THE DATA section start

# TheRealShamsaba/KnightVision

Measured on AMD Instinct MI355X. Metric: MCTS simulations/sec + self-play games/hour, higher is better.
Workload: dtype fp32

## Files before the change

### include/kv.h

```cpp
#ifndef KV_H
#define KV_H

#include <stddef.h>
#include <stdint.h>

#ifdef __cplusplus
extern "C" {
#endif

#define KV_OK 0
#define KV_EINVAL -1
#define KV_ENOMEM -2
#define KV_EHIP -3
#define KV_EOVERFLOW -4

const char* kv_last_error(void);
int kv_version(void);

typedef struct kv_net kv_net;

size_t kv_net_packed_size(void);
int kv_net_create(int device, kv_net** out);
int kv_net_load(kv_net* net, const float* packed, size_t n_floats);
int kv_net_forward(kv_net* net, const float* planes_dev, int B, float* policy_dev, float* value_dev, void* stream);
// ... 183 lines not shown
                       int8_t* states_after, uint8_t* in_check);
int kv_dev_attacks(int device, const int8_t* states, int n, uint64_t* attacked);
int kv_dev_make_move(int device, int8_t* states, const int* index, int n);
int kv_dev_dirichlet(int device, const uint64_t* seeds, int n, double alpha, int k, int draws, double* out,
                     int64_t* attempts, double* tail);
int kv_dev_eval_cache(int device, int entries, const int8_t* boards, const uint16_t* moves, const int* counts,
                      const uint32_t* logits, const uint32_t* values, int n_rows, const int* step_len, int n_steps,
                      int32_t* hit, uint32_t* out_logits, uint32_t* out_values, int64_t* counters);
int kv_host_libm(int op, const double* x, const double* y, int n, double* out);
int kv_dev_py_random(int device, const uint64_t* seeds, int n, int count, double* out);
int kv_dev_wino88i(int device, const double* V, int rows, const double* U, int K, int digits, int seg, double* M,
                   int8_t* v_digits, int* v_exp);
int kv_dev_wino88i32_out(int device, const float* M, int rows, const float* scale, const float* shift,
                         const float* resid, int fused, float* Y, int8_t* v_digits, int* v_exp);
int kv_dev_tower_front(int device, const int8_t* boards, int nb, int rows, const float* wT, const float* scale,
                       const float* shift, int fused, int8_t* v_digits, int* v_exp);
int kv_dev_tower_back(int device, const float* M, int rows, const float* scale, const float* shift,
                      const float* resid, const float* heads, int fused, float* pfeat, float* value);
int kv_dev_wino88r_out(int device, const double* M, int rows, const float* scale, const float* shift,
                       const float* resid, int fused, float* Y, int8_t* v_digits, int* v_exp);
int kv_dev_net_pair(kv_net* a, kv_net* b, int cu_share, int follow);
int kv_dev_i8gemm_bench(int device, int rows, int K, int variant, int iters, float* avg_us, float* M_out);
int kv_dev_gemm_clock(int device, int rows, int digits, double seconds, double* out);
int kv_dev_out_phases(int device, int rows, int resid, int r3, unsigned long long* stamps, float* us);

#define KV_PGN_OUTCOME_NONE (-128)
typedef struct kv_pgn_record {
    char fen[100];
    char san[12];
    int32_t outcome;
    int32_t game;
} kv_pgn_record;
int kv_pgn_extract(const char* text, size_t len, kv_pgn_record* out, size_t cap, size_t* n_out, size_t* consumed,
                   int64_t* n_games);
int kv_fen_codes(const char* fens, size_t stride, int n, int8_t* codes);
int kv_san_move_index(const char* fens, size_t fen_stride, const char* sans, size_t san_stride, int n,
                      int32_t* out);
int kv_chess_perft(const char* fen, int depth, uint64_t* nodes);
int kv_chess_san(const char* fen, const char* san_in, char* san_out, size_t san_cap, char* fen_after, size_t fen_cap);
int kv_chess_fen(const char* fen_in, char* fen_out, size_t cap);

int kv_tr_conv3x3_f16(const void* x_dev, int n, int ci, const void* w_dev, const float* bias_dev, int co,
                      void* y_dev, void* stream);
int kv_tr_conv3x3_add_f16(const void* x_dev, int n, int ci, const void* w_dev, const float* bias_dev, int co,
                          const void* add_dev, void* y_dev, void* stream);
int kv_tr_conv_weights_f16(const float* w_dev, int co, int ci_real, int ci, void* wf_dev, void* wt_dev, void* stream);
// ... 34 lines not shown
```

### knightvision_amd/_lib.py

```python
from __future__ import annotations

import ctypes as C
import os

HERE = os.path.dirname(os.path.abspath(__file__))
LIB_PATH = os.environ.get("KV_LIB_PATH") or os.path.join(HERE, "libkv.so")

_lib = None


class KVError(RuntimeError):
    pass


class Config(C.Structure):
    _fields_ = [("device", C.c_int), ("slots", C.c_int), ("n_games", C.c_int64), ("game_id_base", C.c_int64),
                ("game_id_stride", C.c_int64), ("seed", C.c_uint64), ("seed_mode", C.c_int),
                ("max_moves", C.c_int), ("batch", C.c_int), ("eps", C.c_double), ("alpha", C.c_double),
                ("sims", C.c_int), ("c_puct", C.c_float), ("eval_mode", C.c_int), ("record_cap", C.c_int64),
                ("recycle", C.c_int), ("precision", C.c_int), ("algo", C.c_int), ("tree_edge_cap", C.c_int),
                ("keep_root_visits", C.c_int), ("eval_cache", C.c_int), ("leaves", C.c_int), ("arena", C.c_int), ("sample_plies", C.c_int),
                ("sim_groups", C.c_int), ("reuse_tree", C.c_int)]


# ... 104 lines not shown
        "kv_root_visits_device": ([vp, vp, sz, P(sz), vp], i),
        "kv_root_moves": ([vp, P(C.c_uint16), sz, P(sz)], i),
        "kv_root_moves_device": ([vp, vp, sz, P(sz), vp], i),
        "kv_records_device": ([vp, vp, sz, P(sz), vp], i),
        "kv_sync": ([vp], i),
        "kv_reset_records": ([vp], i),
        "kv_destroy": ([vp], None),
        "kv_search": ([vp, P(C.c_int8), i, P(SearchParams), P(SearchResult)], i),
        "kv_sizeof_search_result": ([], sz),
        "kv_search_advance": ([vp, i, P(C.c_int32), P(C.c_int8)], i),
        "kv_search_continue": ([vp, i, P(SearchParams), P(SearchResult), P(C.c_int32)], i),
        "kv_search_tree_size": ([vp, i, P(C.c_int32), P(C.c_int32)], i),
        "kv_dev_valid_moves": ([i, P(C.c_int8), i, P(C.c_uint16), i, P(i), P(C.c_int8), P(C.c_uint8)], i),
        "kv_dev_make_move": ([i, P(C.c_int8), P(i), i], i),
        "kv_dev_attacks": ([i, P(C.c_int8), i, P(C.c_uint64)], i),
        "kv_dev_dirichlet": ([i, P(C.c_uint64), i, C.c_double, i, i, P(C.c_double), P(i64), P(C.c_double)], i),
        "kv_dev_py_random": ([i, P(C.c_uint64), i, i, P(C.c_double)], i),
        "kv_dev_eval_cache": ([i, i, P(C.c_int8), P(C.c_uint16), P(i), P(C.c_uint32), P(C.c_uint32), i, P(i), i,
                               P(C.c_int32), P(C.c_uint32), P(C.c_uint32), P(i64)], i),
        "kv_host_libm": ([i, P(C.c_double), P(C.c_double), i, P(C.c_double)], i),
        "kv_dev_wino88i": ([i, P(C.c_double), i, P(C.c_double), i, i, i, P(C.c_double), P(C.c_int8), P(i)], i),
        "kv_dev_i8gemm_bench": ([i, i, i, i, i, P(C.c_float), P(C.c_float)], i),
        "kv_dev_gemm_clock": ([i, i, i, C.c_double, P(C.c_double)], i),
        "kv_dev_net_pair": ([vp, vp, i, i], i),
        "kv_dev_out_phases": ([i, i, i, i, P(C.c_uint64), P(C.c_float)], i),
        "kv_dev_wino88i32_out": ([i, P(C.c_float), i, P(C.c_float), P(C.c_float), P(C.c_float), i, P(C.c_float),
                                  P(C.c_int8), P(i)], i),
        "kv_dev_tower_front": ([i, P(C.c_int8), i, i, P(C.c_float), P(C.c_float), P(C.c_float), i, P(C.c_int8),
                                P(i)], i),
        "kv_dev_tower_back": ([i, P(C.c_float), i, P(C.c_float), P(C.c_float), P(C.c_float), P(C.c_float), i,
                               P(C.c_float), P(C.c_float)], i),
        "kv_dev_wino88r_out": ([i, P(C.c_double), i, P(C.c_float), P(C.c_float), P(C.c_float), i, P(C.c_float),
                                P(C.c_int8), P(i)], i),
        "kv_pgn_extract": ([C.c_char_p, sz, P(PgnRecord), sz, P(sz), P(sz), P(i64)], i),
        "kv_fen_codes": ([C.c_char_p, sz, i, P(C.c_int8)], i),
        "kv_san_move_index": ([C.c_char_p, sz, C.c_char_p, sz, i, P(C.c_int32)], i),
        "kv_chess_perft": ([C.c_char_p, i, P(C.c_uint64)], i),
        "kv_chess_san": ([C.c_char_p, C.c_char_p, C.c_char_p, sz, C.c_char_p, sz], i),
        "kv_chess_fen": ([C.c_char_p, C.c_char_p, sz], i),
        "kv_tr_conv3x3_f16": ([vp, i, i, vp, vp, i, vp, vp], i),
        "kv_tr_conv3x3_add_f16": ([vp, i, i, vp, vp, i, vp, vp, vp], i),
        "kv_tr_conv_weights_f16": ([vp, i, i, i, vp, vp, vp], i),
        "kv_tr_wgrad_workspace": ([i, i, i, P(i)], sz),
        "kv_tr_conv3x3_wgrad_f16": ([vp, vp, i, i, i, i, vp, vp, sz, vp], i),
        "kv_tr_bn_workspace": ([i, i], sz),
        "kv_tr_bn_stats_f16": ([vp, i, i, C.c_float, vp, vp, vp, vp, sz, vp], i),
# ... 4 lines not shown
        "kv_tr_head1x1_f16": ([vp, i, vp, vp, vp, vp], i),
        "kv_tr_head1x1_workspace": ([i], sz),
        "kv_tr_head1x1_backward_f16": ([vp, vp, i, vp, vp, vp, vp, vp, sz, vp], i),
        "kv_tr_policy_loss_f16": ([vp, vp, vp, vp, vp, i, vp, vp, vp, vp], i),
        "kv_tr_policy_loss_backward_f16": ([vp, vp, vp, vp, vp, i, vp, vp, vp, vp, vp, vp], i),
    }
    for name, (args, res) in sig.items():
        if not hasattr(L, name):
            continue
        f = getattr(L, name)
        f.argtypes = args
        f.restype = res
    return L


EXPORTED = ["kv_last_error", "kv_version", "kv_net_packed_size", "kv_net_create", "kv_net_load", "kv_net_forward",
            "kv_net_forward_boards", "kv_net_forward_boards_legal", "kv_net_set_timing", "kv_net_last_timing", "kv_net_destroy", "kv_net_set_precision", "kv_net_set_algo",
            "kv_net_calibration", "kv_engine_calibration",
            "kv_create", "kv_sim_groups_for",
            "kv_load_weights", "kv_load_weights_b", "kv_engine_calibration_b", "kv_run", "kv_set_max_moves", "kv_records", "kv_games", "kv_stats_get", "kv_sizeof_config", "kv_sizeof_stats", "kv_root_visits", "kv_root_visits_device", "kv_root_moves", "kv_root_moves_device", "kv_records_device", "kv_sync", "kv_reset_records", "kv_destroy",
            "kv_search", "kv_sizeof_search_result", "kv_search_advance", "kv_search_continue", "kv_search_tree_size",
            "kv_dev_valid_moves", "kv_dev_make_move", "kv_dev_attacks", "kv_dev_dirichlet", "kv_dev_py_random", "kv_host_libm", "kv_dev_eval_cache",
            "kv_dev_wino88i", "kv_dev_wino88i32_out", "kv_dev_wino88r_out", "kv_dev_tower_front", "kv_dev_tower_back", "kv_dev_i8gemm_bench",
            "kv_dev_gemm_clock", "kv_dev_out_phases", "kv_dev_net_pair",
            "kv_pgn_extract", "kv_fen_codes", "kv_san_move_index", "kv_chess_perft", "kv_chess_san", "kv_chess_fen",
            "kv_tr_conv3x3_f16", "kv_tr_conv3x3_add_f16", "kv_tr_conv_weights_f16", "kv_tr_wgrad_workspace", "kv_tr_conv3x3_wgrad_f16",
            "kv_tr_bn_workspace", "kv_tr_bn_stats_f16", "kv_tr_bn_apply_f16", "kv_tr_bn_backward_f16",
            "kv_tr_channel_sum_f16", "kv_tr_planes_to_nhwc", "kv_tr_head1x1_f16", "kv_tr_head1x1_workspace",
            "kv_tr_head1x1_backward_f16", "kv_tr_policy_loss_f16", "kv_tr_policy_loss_backward_f16"]


def lib():
    global _lib
    if _lib is None:
        import torch
        if not os.path.exists(LIB_PATH):
            raise KVError(f"{LIB_PATH} is missing: run `python -c 'import __graft_entry__ as g; g.build()'` "
                          "(the HIP library is required; there is no CPU fallback)")
        L = _declare(C.CDLL(LIB_PATH))
        if hasattr(L, "kv_sizeof_search_result"):
            assert L.kv_sizeof_search_result() == C.sizeof(SearchResult), "kv_search_result: ctypes mirror differs"
        if hasattr(L, "kv_sizeof_config"):
            assert L.kv_sizeof_config() == C.sizeof(Config), "kv_config: ctypes mirror differs"
            assert L.kv_sizeof_stats() == C.sizeof(Stats), "kv_stats: ctypes mirror differs"
        _lib = L
    return _lib
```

THE DATA section end

## REQUIRED ACTION
Return every line of the data above in which "define" appears.

## RESPONSE
#define KV_H
#define KV_OK 0
#define KV_EINVAL -1
#define KV_ENOMEM -2
#define KV_EHIP -3
#define KV_EOVERFLOW -4
#define KV_PGN_OUTCOME_NONE (-128)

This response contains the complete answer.